If TWAB is too expensive, require a minimum time between the staking action and the reward claim. A flash loan executes within a single block, so a one-block minimum delay completely eliminates the flash loan vector:

mapping(address => uint256) public lastStakeBlock;

function stake(uint256 amount) external {
    // ... stake logic
    lastStakeBlock[msg.sender] = block.number;
}

function harvest() external {
    require(block.number > lastStakeBlock[msg.sender], "Must wait at least one block");
    // ... harvest logic
}

Common Mistakes

Mistake: Calling balanceOf in the Reward Calculation

// WRONG: live balance is manipulable by flash loan
function harvest() external {
    uint256 poolBalance = rewardToken.balanceOf(address(this));
    uint256 reward = (stakedBalance[msg.sender] * poolBalance) / totalStaked;
    rewardToken.transfer(msg.sender, reward);
}

Pool balance reads should never drive reward calculations directly.
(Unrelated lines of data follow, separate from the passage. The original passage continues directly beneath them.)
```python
def gemm(
    a: torch.Tensor,
    b: torch.Tensor,
    c: torch.Tensor,
    *,
    alpha: float = 1.0,
    alpha_dev: Optional[torch.Tensor] = None,
# ... 70 lines not shown
        assert z1 * z2 == 1 and a_m == 1, "rowsum needs batch 1 and an M-contiguous A"
        args.rowsum = ptr(rowsum)
    if split_k != 1 or rowsum is not None:
        ns = 64 if split_k <= 0 else split_k
        need = ns * z1 * z2 * M * Nn + (ns + 128) * M if rowsum is not None else ns * z1 * z2 * M * Nn
        ws = WS.get(need, c.device)
        args.workspace, args.workspace_bytes = ptr(ws), ws.numel() * 4
    if plan_only:
        tm, tn, sp, fl = C.c_int(), C.c_int(), C.c_int(), C.c_int()
        N.call("lasr_gemm_plan", C.byref(args), C.byref(tm), C.byref(tn), C.byref(sp), C.byref(fl))
        if plan_only == "flags":
            return tm.value, tn.value, sp.value, fl.value
        return tm.value, tn.value, sp.value
    if (_DEFER.depth and split_k == 0 and not auto_split and beta in (0.0, 1.0) and alpha == 1.0 and alpha_dev is None
            and bias is None and act == N.ACT_NONE and zout is None and aux is None and res is None
            and drop_p <= 0.0 and z1 * z2 == 1 and c.dtype == torch.float32 and c.is_contiguous()):
        tm, tn, sp, fl = C.c_int(), C.c_int(), C.c_int(), C.c_int()
        N.call("lasr_gemm_plan", C.byref(args), C.byref(tm), C.byref(tn), C.byref(sp), C.byref(fl))
        sp = sp.value
        grouped = (group and DW_GROUP and (tm.value, tn.value) in _GROUP_TILES
                   and (fl.value & 1) and a_m == 1 and b_n == 1 and a.dtype == torch.bfloat16)
        if (grouped and DW_DIRECT_MIN_TILES > 0 and _GROUP_TILES[(tm.value, tn.value)] == (128, 128)
                and ((M + 127) // 128) * ((Nn + 127) // 128) >= DW_DIRECT_MIN_TILES):
            args.split_k = 1
            args.workspace, args.workspace_bytes = None, 0
            _DEFER.gemms.append(((128, 128, "direct"), N.GemmArgs.from_buffer_copy(args), (a, b, c, rowsum)))
            return c
        div = _group_div(_GROUP_TILES[(tm.value, tn.value)]) if grouped else 1
        if grouped and (div > 1 or sp < 2):
            sp = max(2, sp // max(1, div))
            args.split_k = -sp
            N.call("lasr_gemm_plan", C.byref(args), C.byref(tm), C.byref(tn), C.byref(C.c_int()), C.byref(fl))
            grouped = (tm.value, tn.value) in _GROUP_TILES and bool(fl.value & 1)
        if sp > 1:
            nrs = (sp + 128) * M if rowsum is not None else 0
            part = torch.empty(sp * M * Nn + nrs, dtype=torch.float32, device=c.device)
            args.split_k = -sp
            args.workspace, args.workspace_bytes = ptr(part), part.numel() * 4
            if grouped:
                key = _GROUP_TILES[(tm.value, tn.value)]
                _DEFER.gemms.append((key, N.GemmArgs.from_buffer_copy(args), (a, b)))
            else:
                N.call("lasr_gemm", C.byref(args), stream())
            _defer(part, sp, M * Nn, c, accumulate=beta == 1.0)
            if rowsum is not None and fl.value & 2:
                _defer(part[sp * M * Nn:], sp, M, rowsum)
            return c
    if ln_fwd is not None:
        g_, b_, eps, y, mean, rstd = ln_fwd
        assert c.dtype == torch.float32 and c.is_contiguous() and z1 * z2 == 1 and rowsum is None
        N.call("lasr_gemm_ln_fwd", C.byref(args), ptr(g_), ptr(b_), float(eps), ptr(y), dt(y), ptr(mean), ptr(rstd),
               stream())
        return c
    if qbias is not None:
        dqu, dqv, B_, T_, H_, dk_, dqkv, du, dv = qbias
        assert c.dtype == dqu.dtype == dqv.dtype == dqkv.dtype
        D_ = H_ * dk_
        nchunk = (B_ * T_ + 63) // 64
        part = torch.empty(nchunk * 2 * D_, dtype=torch.float32, device=c.device)
        N.call("lasr_gemm_qbias_bwd", C.byref(args), ptr(dqu), ptr(dqv), dt(dqu), B_, T_, H_, dk_, ptr(dqkv),
               dqkv.stride(0), ptr(part), part.numel(), stream())
        if _DEFER.depth:
            _defer(part, nchunk, 2 * D_, du, dv, split=D_)
        else:
            arr = (N.ReduceSeg * 1)()
            arr[0] = N.ReduceSeg(ptr(part), 2 * D_, nchunk, 1, ptr(du), ptr(dv), D_)
# ... 719 lines not shown
```

Measured before the change: 3386 utterances/sec.

## Hold weight-gradient GEMMs across layers and run split-K slices serially in-block

```diff
diff --git a/liteasr_amd/csrc/gemm.hip b/liteasr_amd/csrc/gemm.hip
--- a/liteasr_amd/csrc/gemm.hip
+++ b/liteasr_amd/csrc/gemm.hip
@@ -247,7 +247,7 @@
 }
 
 
-int launch_dw_group(const DwGroupP& g, int BM, int BN, int blocks, hipStream_t st);
+int launch_dw_group(const DwGroupP& g, int BM, int BN, int blocks, bool serial, hipStream_t st);
 static int dw_group_lpt = 1;
 extern "C" int lasr_gemm_dw_group_order(int longest_first) {
   dw_group_lpt = longest_first != 0;
@@ -260,18 +260,28 @@
   g.n = n;
   int ord[LASR_DW_GROUP_MAX];
   int64_t work[LASR_DW_GROUP_MAX];
+  auto planned = [](const lasr_gemm_args* a) {
+    lasr_gemm_args b = *a;
+    if (b.split_k <= -2 && !b.workspace) {
+      b.workspace = (void*)(uintptr_t)16;
+      b.workspace_bytes = INT64_MAX;
+    }
+    return b;
+  };
   for (int i = 0; i < n; ++i) {
-    const lasr_gemm_args* a = args + i;
+    const lasr_gemm_args pa = planned(args + i), *a = &pa;
     int bm, bn, sp, ks;
     gemm_plan(a, &bm, &bn, &sp, &ks);
     work[i] = a->split_k == 1 || sp <= 1 ? a->K : cdiv(a->K, sp);
     ord[i] = i;
   }
-  if (dw_group_lpt)
+  if (dw_group_lpt && !(args[0].split_k <= -2 && !args[0].workspace))
     std::stable_sort(ord, ord + n, [&](int x, int y) { return work[x] > work[y]; });
   int BM0 = 0, BN0 = 0, blocks = 0;
+  bool all_serial = false;
   for (int i = 0; i < n; ++i) {
-    const lasr_gemm_args* a = args + ord[i];
+    const bool serial = args[ord[i]].split_k <= -2 && !args[ord[i]].workspace;
+    const lasr_gemm_args pa = planned(args + ord[i]), *a = &pa;
     LASR_CHECK_ARG(a->in_dtype == LASR_BF16 && a->c_dtype == LASR_F32, "lasr_gemm_dw_group: bf16 in, fp32 partials");
     LASR_CHECK_ARG(a->lda_m == 1 && a->lda_k != 1 && a->ldb_n == 1 && a->ldb_k != 1,
                    "lasr_gemm_dw_group: A M-contiguous and B N-contiguous (dW = dY^T X)");
@@ -279,6 +289,11 @@
     LASR_CHECK_ARG((direct || (a->split_k < 0 && a->workspace)) && (a->batch <= 1) && a->M > 0 && a->N > 0 &&
                        a->K > 0,
                    "lasr_gemm_dw_group: partials-only problems with a workspace, or direct (split_k 1) ones");
+    LASR_CHECK_ARG(!serial || (a->C && a->ldc >= a->N && (a->beta == 0.f || a->beta == 1.f) && a->alpha == 1.f &&
+                               !a->alpha_dev && a->split_k >= -64),
+                   "lasr_gemm_dw_group: a serial problem needs C, ldc >= N, beta 0 or 1, alpha 1, <= 64 slices");
+    LASR_CHECK_ARG(i == 0 || serial == all_serial, "lasr_gemm_dw_group: serial and slab problems mixed");
+    all_serial = serial;
     LASR_CHECK_ARG(!direct || (a->C && a->ldc >= a->N && (a->beta == 0.f || a->beta == 1.f) && a->alpha == 1.f &&
                                !a->alpha_dev),
                    "lasr_gemm_dw_group: a direct problem needs C, ldc >= N, beta 0 or 1, alpha 1");
@@ -306,20 +321,21 @@
     g.kchunk[i] = direct ? a->K : (int)(cdiv(cdiv(a->K, split), 32) * 32);
     g.direct[i] = direct;
     g.C[i] = (float*)a->C; g.ldc[i] = a->ldc; g.beta[i] = a->beta; g.rowsum[i] = a->rowsum;
-    g.v4[i] = a->N % 4 == 0 && aligned16(direct ? a->C : a->workspace);
+    g.v4[i] = serial ? a->N % 4 == 0 && aligned16(a->C) && a->ldc % 4 == 0
+                     : a->N % 4 == 0 && aligned16(direct ? a->C : a->workspace);
     g.A[i] = a->A; g.lda[i] = a->lda_k;
     g.B[i] = a->B; g.ldb[i] = a->ldb_k;
-    g.ws[i] = (float*)a->workspace;
-    g.rs_ws[i] = a->rowsum && !direct ? (float*)a->workspace + (int64_t)split * a->M * a->N : nullptr;
+    g.ws[i] = serial ? nullptr : (float*)a->workspace;
+    g.rs_ws[i] = a->rowsum && !direct && !serial ? (float*)a->workspace + (int64_t)split * a->M * a->N : nullptr;
     g.start[i] = blocks;
-    const int64_t nb = cdiv(a->M, BM) * cdiv(a->N, BN) * (int64_t)split;
+    const int64_t nb = cdiv(a->M, BM) * cdiv(a->N, BN) * (int64_t)(serial ? 1 : split);
     LASR_CHECK_ARG(blocks + nb + 8 < (1ll << 31), "lasr_gemm_dw_group: too many blocks");
     blocks += (int)cdiv(nb, 8) * 8;
   }
   g.start[n] = blocks;
   static const int slice_xcd = [] { const char* e = getenv("LASR_DW_SLICE_XCD"); return e && e[0] ? atoi(e) : 1; }();
   g.slice_xcd = slice_xcd;
-  LASR_CHECK_ARG(launch_dw_group(g, BM0, BN0, blocks, (hipStream_t)stream) == 0,
+  LASR_CHECK_ARG(launch_dw_group(g, BM0, BN0, blocks, all_serial, (hipStream_t)stream) == 0,
                  "lasr_gemm_dw_group: no grouped instance for tile %dx%d", BM0, BN0);
   return lasr_check_launch("lasr_gemm_dw_group");
 }
diff --git a/liteasr_amd/csrc/gemm_group.hip b/liteasr_amd/csrc/gemm_group.hip
--- a/liteasr_amd/csrc/gemm_group.hip
+++ b/liteasr_amd/csrc/gemm_group.hip
@@ -1,6 +1,14 @@
 #include "gemm_kernel.h"
 
-int launch_dw_group(const DwGroupP& g, int BM, int BN, int blocks, hipStream_t st) {
+static_assert(sizeof(DwGroupP) <= 4096, "DwGroupP must fit the kernel-argument block");
+
+int launch_dw_group(const DwGroupP& g, int BM, int BN, int blocks, bool serial, hipStream_t st) {
+  if (serial) {
+    if (BM == 64 && BN == 64) gemm_dw_group_kernel<64, 64, 3, 3, 4, true><<<blocks, 256, 0, st>>>(g);
+    else if (BM == 256 && BN == 128) gemm_dw_group_kernel<256, 128, 3, 1, 8, true><<<blocks, 512, 0, st>>>(g);
+    else return -1;
+    return 0;
+  }
   if (BM == 64 && BN == 64) gemm_dw_group_kernel<64, 64, 3, 3><<<blocks, 256, 0, st>>>(g);
   else if (BM == 64 && BN == 128) gemm_dw_group_kernel<64, 128, 3, 2><<<blocks, 256, 0, st>>>(g);
   else if (BM == 128 && BN == 64) gemm_dw_group_kernel<128, 64, 3, 2><<<blocks, 256, 0, st>>>(g);
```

Use an accumulated per-token value derived from a fixed emission rate.

Mistake: Division Before Multiplication

// WRONG: precision lost in first division
uint256 share = stakedBalance[user] / totalStaked; // Could be 0 for small balances
uint256 reward = share * rewardPool;               // Always 0 if share rounded to 0

Always multiply before dividing:

// CORRECT: full precision maintained
uint256 reward = (stakedBalance[user] * rewardPool) / totalStaked;

Mistake: Updating State After Transfer

// WRONG: state updated after external call — reentrancy and ordering issue
function harvest() external {
    uint256 reward = computeReward(msg.sender);
    rewardToken.transfer(msg.sender, reward); // External call first
    rewards[msg.sender] = 0;                  // State update too late
}

Always follow Checks-Effects-Interactions: clear the reward balance before the transfer.